Exercise requirements: Within this listing, how many lines include the word "mrow"? Only the number should be given.

Records to process:
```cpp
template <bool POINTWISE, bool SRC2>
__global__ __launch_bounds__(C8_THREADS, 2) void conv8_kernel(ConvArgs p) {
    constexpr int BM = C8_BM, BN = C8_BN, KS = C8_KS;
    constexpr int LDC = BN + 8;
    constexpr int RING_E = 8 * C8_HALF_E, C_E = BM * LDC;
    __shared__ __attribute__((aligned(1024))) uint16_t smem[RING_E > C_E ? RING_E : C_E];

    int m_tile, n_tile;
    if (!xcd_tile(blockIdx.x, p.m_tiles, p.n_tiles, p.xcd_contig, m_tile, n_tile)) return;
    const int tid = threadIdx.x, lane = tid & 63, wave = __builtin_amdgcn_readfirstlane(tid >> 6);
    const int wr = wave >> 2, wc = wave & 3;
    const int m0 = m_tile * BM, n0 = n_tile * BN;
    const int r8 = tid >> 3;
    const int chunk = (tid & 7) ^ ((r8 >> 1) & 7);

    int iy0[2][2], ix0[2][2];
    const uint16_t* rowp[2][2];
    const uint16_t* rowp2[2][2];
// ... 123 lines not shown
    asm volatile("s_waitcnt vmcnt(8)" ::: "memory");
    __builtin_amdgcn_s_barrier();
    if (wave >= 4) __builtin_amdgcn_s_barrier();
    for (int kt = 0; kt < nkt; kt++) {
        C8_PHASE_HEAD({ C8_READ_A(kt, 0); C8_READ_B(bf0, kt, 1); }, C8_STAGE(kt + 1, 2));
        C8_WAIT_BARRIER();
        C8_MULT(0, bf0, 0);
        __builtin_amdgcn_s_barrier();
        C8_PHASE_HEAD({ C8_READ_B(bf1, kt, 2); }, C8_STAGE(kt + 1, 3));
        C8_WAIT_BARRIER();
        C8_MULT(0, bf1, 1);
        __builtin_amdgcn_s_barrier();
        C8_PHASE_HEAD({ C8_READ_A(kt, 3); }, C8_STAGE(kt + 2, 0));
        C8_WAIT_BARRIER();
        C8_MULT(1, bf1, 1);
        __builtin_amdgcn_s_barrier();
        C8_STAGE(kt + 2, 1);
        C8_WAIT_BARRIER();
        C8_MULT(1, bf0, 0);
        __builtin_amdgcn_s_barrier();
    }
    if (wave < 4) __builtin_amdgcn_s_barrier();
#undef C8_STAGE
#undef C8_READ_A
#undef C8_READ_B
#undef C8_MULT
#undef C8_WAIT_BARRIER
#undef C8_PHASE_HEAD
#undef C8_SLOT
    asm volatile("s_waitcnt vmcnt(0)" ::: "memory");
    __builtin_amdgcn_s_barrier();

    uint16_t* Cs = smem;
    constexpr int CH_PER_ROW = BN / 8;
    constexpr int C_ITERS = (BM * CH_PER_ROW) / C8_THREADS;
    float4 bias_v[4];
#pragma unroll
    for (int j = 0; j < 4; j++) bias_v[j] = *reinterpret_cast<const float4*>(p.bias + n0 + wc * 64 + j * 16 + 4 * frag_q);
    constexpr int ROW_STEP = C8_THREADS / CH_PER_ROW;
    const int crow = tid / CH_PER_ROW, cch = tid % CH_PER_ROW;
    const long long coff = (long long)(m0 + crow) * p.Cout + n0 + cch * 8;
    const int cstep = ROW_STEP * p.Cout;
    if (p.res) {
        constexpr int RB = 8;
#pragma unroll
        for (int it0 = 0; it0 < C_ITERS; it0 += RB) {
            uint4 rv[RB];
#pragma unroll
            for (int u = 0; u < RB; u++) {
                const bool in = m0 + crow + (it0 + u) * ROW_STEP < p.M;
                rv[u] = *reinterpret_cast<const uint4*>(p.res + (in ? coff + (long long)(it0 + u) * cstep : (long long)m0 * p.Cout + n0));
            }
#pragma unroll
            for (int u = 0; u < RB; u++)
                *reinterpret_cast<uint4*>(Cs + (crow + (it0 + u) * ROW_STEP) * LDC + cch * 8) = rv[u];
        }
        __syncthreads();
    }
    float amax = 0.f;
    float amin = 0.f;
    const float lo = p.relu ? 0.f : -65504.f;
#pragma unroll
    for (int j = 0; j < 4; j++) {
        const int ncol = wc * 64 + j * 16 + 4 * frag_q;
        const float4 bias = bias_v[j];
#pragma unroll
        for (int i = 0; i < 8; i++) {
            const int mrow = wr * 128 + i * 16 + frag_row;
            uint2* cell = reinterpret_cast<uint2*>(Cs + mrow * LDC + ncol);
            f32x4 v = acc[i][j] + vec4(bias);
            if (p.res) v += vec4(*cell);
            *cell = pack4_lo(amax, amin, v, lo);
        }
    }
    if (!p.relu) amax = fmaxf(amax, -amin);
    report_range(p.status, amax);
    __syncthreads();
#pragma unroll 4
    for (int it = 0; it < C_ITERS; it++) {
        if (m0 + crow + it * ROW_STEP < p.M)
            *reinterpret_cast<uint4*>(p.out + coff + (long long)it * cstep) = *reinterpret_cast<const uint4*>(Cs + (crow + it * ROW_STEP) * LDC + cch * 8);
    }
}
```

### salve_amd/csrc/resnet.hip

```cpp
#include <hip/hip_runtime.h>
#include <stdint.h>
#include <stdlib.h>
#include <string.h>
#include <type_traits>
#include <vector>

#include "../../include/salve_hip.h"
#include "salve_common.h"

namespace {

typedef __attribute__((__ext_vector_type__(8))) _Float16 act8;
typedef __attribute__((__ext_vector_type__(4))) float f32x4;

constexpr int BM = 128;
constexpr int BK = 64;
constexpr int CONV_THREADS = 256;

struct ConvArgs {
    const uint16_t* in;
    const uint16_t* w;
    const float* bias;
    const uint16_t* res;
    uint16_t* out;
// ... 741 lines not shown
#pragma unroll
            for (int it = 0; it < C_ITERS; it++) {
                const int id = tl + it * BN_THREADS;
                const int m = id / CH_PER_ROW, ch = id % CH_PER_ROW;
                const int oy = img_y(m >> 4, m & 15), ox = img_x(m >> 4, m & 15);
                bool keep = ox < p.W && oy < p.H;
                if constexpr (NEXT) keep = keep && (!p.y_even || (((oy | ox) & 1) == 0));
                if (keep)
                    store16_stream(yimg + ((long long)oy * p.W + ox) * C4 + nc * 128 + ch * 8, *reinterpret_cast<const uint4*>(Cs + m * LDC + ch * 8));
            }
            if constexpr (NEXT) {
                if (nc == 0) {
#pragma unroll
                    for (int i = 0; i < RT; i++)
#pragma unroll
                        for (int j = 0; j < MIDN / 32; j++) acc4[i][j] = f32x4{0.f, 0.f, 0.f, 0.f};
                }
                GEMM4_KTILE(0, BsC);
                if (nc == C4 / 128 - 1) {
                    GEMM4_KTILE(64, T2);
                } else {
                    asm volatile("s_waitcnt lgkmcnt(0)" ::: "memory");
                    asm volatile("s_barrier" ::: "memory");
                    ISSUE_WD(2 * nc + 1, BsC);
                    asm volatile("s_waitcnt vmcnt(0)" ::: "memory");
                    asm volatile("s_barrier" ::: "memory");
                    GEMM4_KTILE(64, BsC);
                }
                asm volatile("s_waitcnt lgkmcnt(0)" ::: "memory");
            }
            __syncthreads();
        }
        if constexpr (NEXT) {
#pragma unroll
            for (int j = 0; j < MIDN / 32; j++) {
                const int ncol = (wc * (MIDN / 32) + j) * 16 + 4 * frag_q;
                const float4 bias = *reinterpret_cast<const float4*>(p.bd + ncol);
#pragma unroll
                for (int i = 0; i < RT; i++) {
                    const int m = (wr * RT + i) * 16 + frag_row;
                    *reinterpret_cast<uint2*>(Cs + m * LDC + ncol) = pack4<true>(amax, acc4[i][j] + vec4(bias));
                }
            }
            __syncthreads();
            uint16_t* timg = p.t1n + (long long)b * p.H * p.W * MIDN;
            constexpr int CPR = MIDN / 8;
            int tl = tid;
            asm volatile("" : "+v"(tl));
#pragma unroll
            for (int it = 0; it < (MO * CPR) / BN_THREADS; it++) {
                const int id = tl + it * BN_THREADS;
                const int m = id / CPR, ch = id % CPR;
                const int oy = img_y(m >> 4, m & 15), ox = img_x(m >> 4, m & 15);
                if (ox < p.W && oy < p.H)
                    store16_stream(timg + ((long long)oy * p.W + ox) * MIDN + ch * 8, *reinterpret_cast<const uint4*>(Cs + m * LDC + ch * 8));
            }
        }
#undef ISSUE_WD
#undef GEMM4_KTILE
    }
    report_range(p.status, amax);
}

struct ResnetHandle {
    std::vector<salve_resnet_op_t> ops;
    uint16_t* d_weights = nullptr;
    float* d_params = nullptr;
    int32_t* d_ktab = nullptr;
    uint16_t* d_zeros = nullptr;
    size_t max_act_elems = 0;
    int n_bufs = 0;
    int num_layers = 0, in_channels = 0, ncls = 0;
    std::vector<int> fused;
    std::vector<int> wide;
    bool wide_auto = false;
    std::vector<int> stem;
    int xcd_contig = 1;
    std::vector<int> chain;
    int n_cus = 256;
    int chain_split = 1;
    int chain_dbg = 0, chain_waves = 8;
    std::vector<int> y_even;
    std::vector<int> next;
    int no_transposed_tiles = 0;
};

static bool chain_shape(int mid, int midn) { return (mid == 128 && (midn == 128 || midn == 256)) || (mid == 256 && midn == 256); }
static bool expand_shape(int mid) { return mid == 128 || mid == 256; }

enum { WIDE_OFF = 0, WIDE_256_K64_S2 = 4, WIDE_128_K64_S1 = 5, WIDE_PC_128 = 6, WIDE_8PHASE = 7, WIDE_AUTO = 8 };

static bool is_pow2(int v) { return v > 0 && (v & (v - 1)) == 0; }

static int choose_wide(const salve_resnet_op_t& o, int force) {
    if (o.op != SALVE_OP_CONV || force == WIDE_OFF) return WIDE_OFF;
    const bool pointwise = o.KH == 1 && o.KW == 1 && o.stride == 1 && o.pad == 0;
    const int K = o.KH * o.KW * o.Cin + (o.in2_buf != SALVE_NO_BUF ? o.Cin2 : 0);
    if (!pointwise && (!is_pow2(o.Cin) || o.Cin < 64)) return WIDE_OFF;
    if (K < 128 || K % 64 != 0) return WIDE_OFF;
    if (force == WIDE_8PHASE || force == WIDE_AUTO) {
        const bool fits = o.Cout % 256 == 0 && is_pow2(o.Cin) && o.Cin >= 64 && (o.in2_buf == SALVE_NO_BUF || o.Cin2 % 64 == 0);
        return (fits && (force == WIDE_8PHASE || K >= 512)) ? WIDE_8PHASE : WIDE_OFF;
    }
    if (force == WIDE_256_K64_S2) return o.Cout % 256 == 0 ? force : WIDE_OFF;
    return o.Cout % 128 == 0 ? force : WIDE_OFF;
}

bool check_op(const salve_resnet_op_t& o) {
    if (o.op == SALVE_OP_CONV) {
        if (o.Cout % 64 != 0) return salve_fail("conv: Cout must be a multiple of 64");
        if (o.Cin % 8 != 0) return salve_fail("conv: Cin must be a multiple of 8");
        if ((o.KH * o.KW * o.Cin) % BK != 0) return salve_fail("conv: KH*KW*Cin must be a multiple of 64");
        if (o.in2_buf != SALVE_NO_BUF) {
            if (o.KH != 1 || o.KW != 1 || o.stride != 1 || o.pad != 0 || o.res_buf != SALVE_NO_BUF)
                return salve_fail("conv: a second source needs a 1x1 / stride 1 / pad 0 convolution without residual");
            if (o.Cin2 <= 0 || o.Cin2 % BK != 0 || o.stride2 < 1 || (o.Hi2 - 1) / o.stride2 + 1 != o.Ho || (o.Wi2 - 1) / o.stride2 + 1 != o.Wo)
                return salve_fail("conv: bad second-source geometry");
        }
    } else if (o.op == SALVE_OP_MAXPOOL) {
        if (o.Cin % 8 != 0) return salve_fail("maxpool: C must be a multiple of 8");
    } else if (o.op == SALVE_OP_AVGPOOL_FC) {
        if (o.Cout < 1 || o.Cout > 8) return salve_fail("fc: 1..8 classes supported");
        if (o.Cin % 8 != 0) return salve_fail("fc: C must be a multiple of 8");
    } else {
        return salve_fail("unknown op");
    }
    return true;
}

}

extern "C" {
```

Task answer: 2